Use the AWS Savings Plans purchase recommendation in Cost Explorer:
# Get Savings Plans purchase recommendations via CLI
aws ce get-savings-plans-purchase-recommendation \
--savings-plans-type COMPUTE_SP \
--term-in-years ONE_YEAR \
--payment-option NO_UPFRONT \
--lookback-period-in-days SIXTY_DAYS
# Check current Savings Plans utilization
aws ce get-savings-plans-utilization \
--time-period Start=2024-05-01,End=2024-06-01
# Check Savings Plans coverage
aws ce get-savings-plans-coverage \
--time-period Start=2024-05-01,End=2024-06-01 \
--granularity MONTHLYCoverage target guidelines:
| Coverage Target | Risk Profile | Reasoning |
|---|---|---|
| 70-80% coverage | Conservative | Leaves buffer for workload reduction without wasted commitment |
| 80-90% coverage | Balanced | Good savings while maintaining flexibility for 10-20% fluctuation |
| 90%+ coverage | Aggressive | Maximum savings but risk of underutilization if workloads shrink |
Savings Plans cannot be cancelled after purchase. If your EC2 usage drops significantly (e.g. you decommission a large service), you will continue paying the hourly commitment rate for the full term even if you have nothing to apply it to. Always purchase based on your minimum expected usage, not average usage.
Interview Focus Points
- 1What is the difference between Compute Savings Plans and EC2 Instance Savings Plans? When would you choose one over the other?
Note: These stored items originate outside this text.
int acquire_ring(rt_scene* sc, hipStream_t stream, size_t bytes, rt_scene::Ring*& rg) {
    rg = nullptr;
    for (auto& r : sc->rings)
        if (r.d && r.last == stream) { rg = &r; break; }
    if (!rg)
        for (auto& r : sc->rings)
            if (!r.d) { rg = &r; break; }
    if (!rg) {
        rg = &sc->rings[0];
        for (auto& r : sc->rings)
            if (r.stamp < rg->stamp) rg = &r;
    }
    if (rg->bytes < bytes) {
        if (rg->d) {
            if (rg->done) HIPCHK(hipEventSynchronize(rg->done));
            (void)hipFree(rg->d);
            rg->d = nullptr;
            rg->bytes = 0;
        }
        HIPCHK(hipMalloc(&rg->d, bytes));
        rg->bytes = bytes;
    }
    if (!rg->done) HIPCHK(hipEventCreateWithFlags(&rg->done, hipEventDisableTiming));
    else if (rg->last != stream) HIPCHK(hipStreamWaitEvent(stream, rg->done, 0));
    rg->last = stream;
    rg->stamp = ++sc->ring_clock;
    return RT_OK;
}

int launch_batch(rt_scene* sc, const rt_tile_request* rqs, uint32_t n, void* const* d_rgb, void* const* d_f32,
                 hipStream_t stream, unsigned long long* d_strip_cost = nullptr, const Pass* pass = nullptr) {
    const rtplan::Knobs kn = plan_knobs();
    const rtplan::SceneShape& sh = sc->shape;
    rtk::KParams p;
    std::memset(&p, 0, sizeof p);
    const rtplan::SampleRange smp = pass ? rtplan::SampleRange{pass->begin, pass->end, true} : rtplan::SampleRange{0u, rqs[0].spp, false};
    rtplan::Plan pl = rtplan::plan_launch(sh, rqs[0], n, smp, kn, p, sc->has_pose ? &sc->pose : nullptr);
    if (pl.status != RT_OK) return fail(pl.status, pl.error);
    p.geom_pk = sc->d_geom_pk;
    p.geom_px = sc->d_geom_px;
    p.geom = sc->d_geom;
    p.mat = sc->d_mat;
    p.emis = sc->d_emis;
    p.tri = sc->d_tri;
    p.tri_box = sc->d_tri_box;
    p.bvh_nodes = sc->d_bvh;
    p.trav = sc->d_trav;
    p.travq = sc->d_travq;
    p.geom_r = sc->d_geom_r;
    for (int i = 0; i < 3; i++) {
        p.q_base[i] = sc->grid.base[i];
        p.q_step[i] = sc->grid.step[i];
        p.q_rstep[i] = 1.0f / sc->grid.step[i];
    }
    p.leaf_of = sc->d_leaf_of;
    p.world_rank = sc->has_order ? sc->d_world_rank : nullptr;
    p.big = sc->d_big;
    p.n_big = sc->n_big;
    p.r_slack = sh.r_slack;
    p.tri_k = sc->tri_k;
    p.tri_diag = sc->tri_diag;
    p.tri_es = sc->tri_es;
    p.tri_e = sc->tri_e;
    for (uint32_t i = 0; i < n; i++) {
        p.strips[i].seed = rqs[i].seed;
        p.strips[i].rgb = (uint8_t*)d_rgb[i];
        p.strips[i].f32 = d_f32 ? (float*)d_f32[i] : nullptr;
        p.strips[i].acc = pass ? (float*)pass->d_acc[i] : nullptr;
        p.strips[i].y0 = p.Hs * rqs[i].division_no;
    }
    int rc = check_slot(sc);
    if (rc) return rc;
    p.counters = sc->d_counters;
    p.queue = sc->d_counters + 4 + sc->pending.size();
    p.strip_cost = dbg(DBG_STRIP_COST) ? d_strip_cost : nullptr;

    const rtk::KernelFn kern = pl.isect < 2 ? rtk::kernel_linear(pl.isect, pl.expanded) : rtk::kernel_traverse(pl.isect, pl.count_steps);
    int per_cu = 0;
    HIPCHK(hipOccupancyMaxActiveBlocksPerMultiprocessor(&per_cu, kern, pl.block, pl.lds));
    if (per_cu < 1) per_cu = 1;
    if (dbg(DBG_VERBOSE))
        fprintf(stderr, "[rt] engine %d%s  lds %zu B  workgroups/CU %d  leaf slots %u  bvh depth %u  leaf density %.3f  prims %u\n",
                pl.engine, pl.capped ? " (capped stack)" : "", pl.lds, per_cu, pl.maxl_l2, sh.bvh_depth, sh.leaf_density, sh.n_sph + sh.n_tri);
    rtplan::plan_queue(pl, (uint32_t)sc->ctx->n_cu * (uint32_t)per_cu, kn, p);
    p.stack_ovf = nullptr;
    if (pl.capped) {
        if ((rc = acquire_stack_ovf(sc, pl.ovf_words))) return rc;
        p.stack_ovf = sc->d_stack_ovf;
    }
    if (dbg(DBG_VERBOSE))
        fprintf(stderr, "[rt] sample-unit ring %zu B: %u units per pixel, %u slots of %u records per wave\n", pl.ring_bytes, p.upp, p.n_slots,
                p.slot_stride);
    rt_scene::Ring* rg = nullptr;
    if ((rc = acquire_ring(sc, stream, pl.ring_bytes, rg))) return rc;
    p.ring = rg->d;
    if (p.stack_ovf) {
        if (sc->ovf_done) HIPCHK(hipStreamWaitEvent(stream, sc->ovf_done, 0));
        else HIPCHK(hipEventCreateWithFlags(&sc->ovf_done, hipEventDisableTiming));
    }
    HIPCHK(hipMemsetAsync(p.queue, 0, sizeof(unsigned long long), stream));
    sc->last_engine = (uint32_t)pl.engine;
    sc->last_form = pl.expanded ? 1u : 0u;
    if ((rc = enqueue(sc, stream, kern, pl.blocks, pl.block, pl.lds, p))) return rc;
    HIPCHK(hipEventRecord(rg->done, stream));
    if (p.stack_ovf) HIPCHK(hipEventRecord(sc->ovf_done, stream));
    sc->primary_rays += (uint64_t)p.Hs * p.W * p.upp * n;
    return RT_OK;
}

int collect_locked(rt_scene* sc, rt_tile_stats* st) {
    float ms = 0.f;
    uint32_t n = 0;
    for (auto& pr : sc->pending) {
        HIPCHK(hipEventSynchronize(pr.second));
        float t = 0.f;
        HIPCHK(hipEventElapsedTime(&t, pr.first, pr.second));
        ms += t;
        n++;
        sc->free_ev.push_back(pr);
    }
    sc->pending.clear();
    unsigned long long c[4] = {0, 0, 0, 0};
    HIPCHK(hipMemcpy(c, sc->d_counters, sizeof c, hipMemcpyDeviceToHost));
    HIPCHK(hipMemset(sc->d_counters, 0, sizeof c));
    if (st) {
        st->ray_segments = c[0];
        st->broad_candidates = c[1];
        st->exact_fallbacks = c[2];
        st->primary_rays = sc->primary_rays;
        st->kernel_ms = ms;
        st->n_launches = n;
        st->h2d_ms = sc->h2d_ms;
        st->d2h_ms = 0.f;
        st->engine = sc->last_engine;
        st->broad_form = sc->last_form;
        st->node_steps = c[3];
    }
    sc->primary_rays = 0;
    sc->h2d_ms = 0.f;
    return RT_OK;
}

- 2Savings Plans vs Reserved Instances - which would you recommend for a company running EC2, RDS, and Fargate workloads?
- 3What happens to your Savings Plans commitment if you shut down a service and your hourly spend drops below your commitment amount?
- 4How does the Savings Plans coverage metric differ from the utilization metric? Which should you optimize for?
- 5A team has 70% Savings Plans utilization - is that good or bad? What should they do about it?
- 6Can you cancel a Savings Plan after purchase? What are your options if you over-committed?
- 7How does AWS apply discounts when you have both Reserved Instances and Savings Plans active simultaneously?
- 8Walk me through how you would decide the right commitment amount when purchasing Savings Plans for a new environment.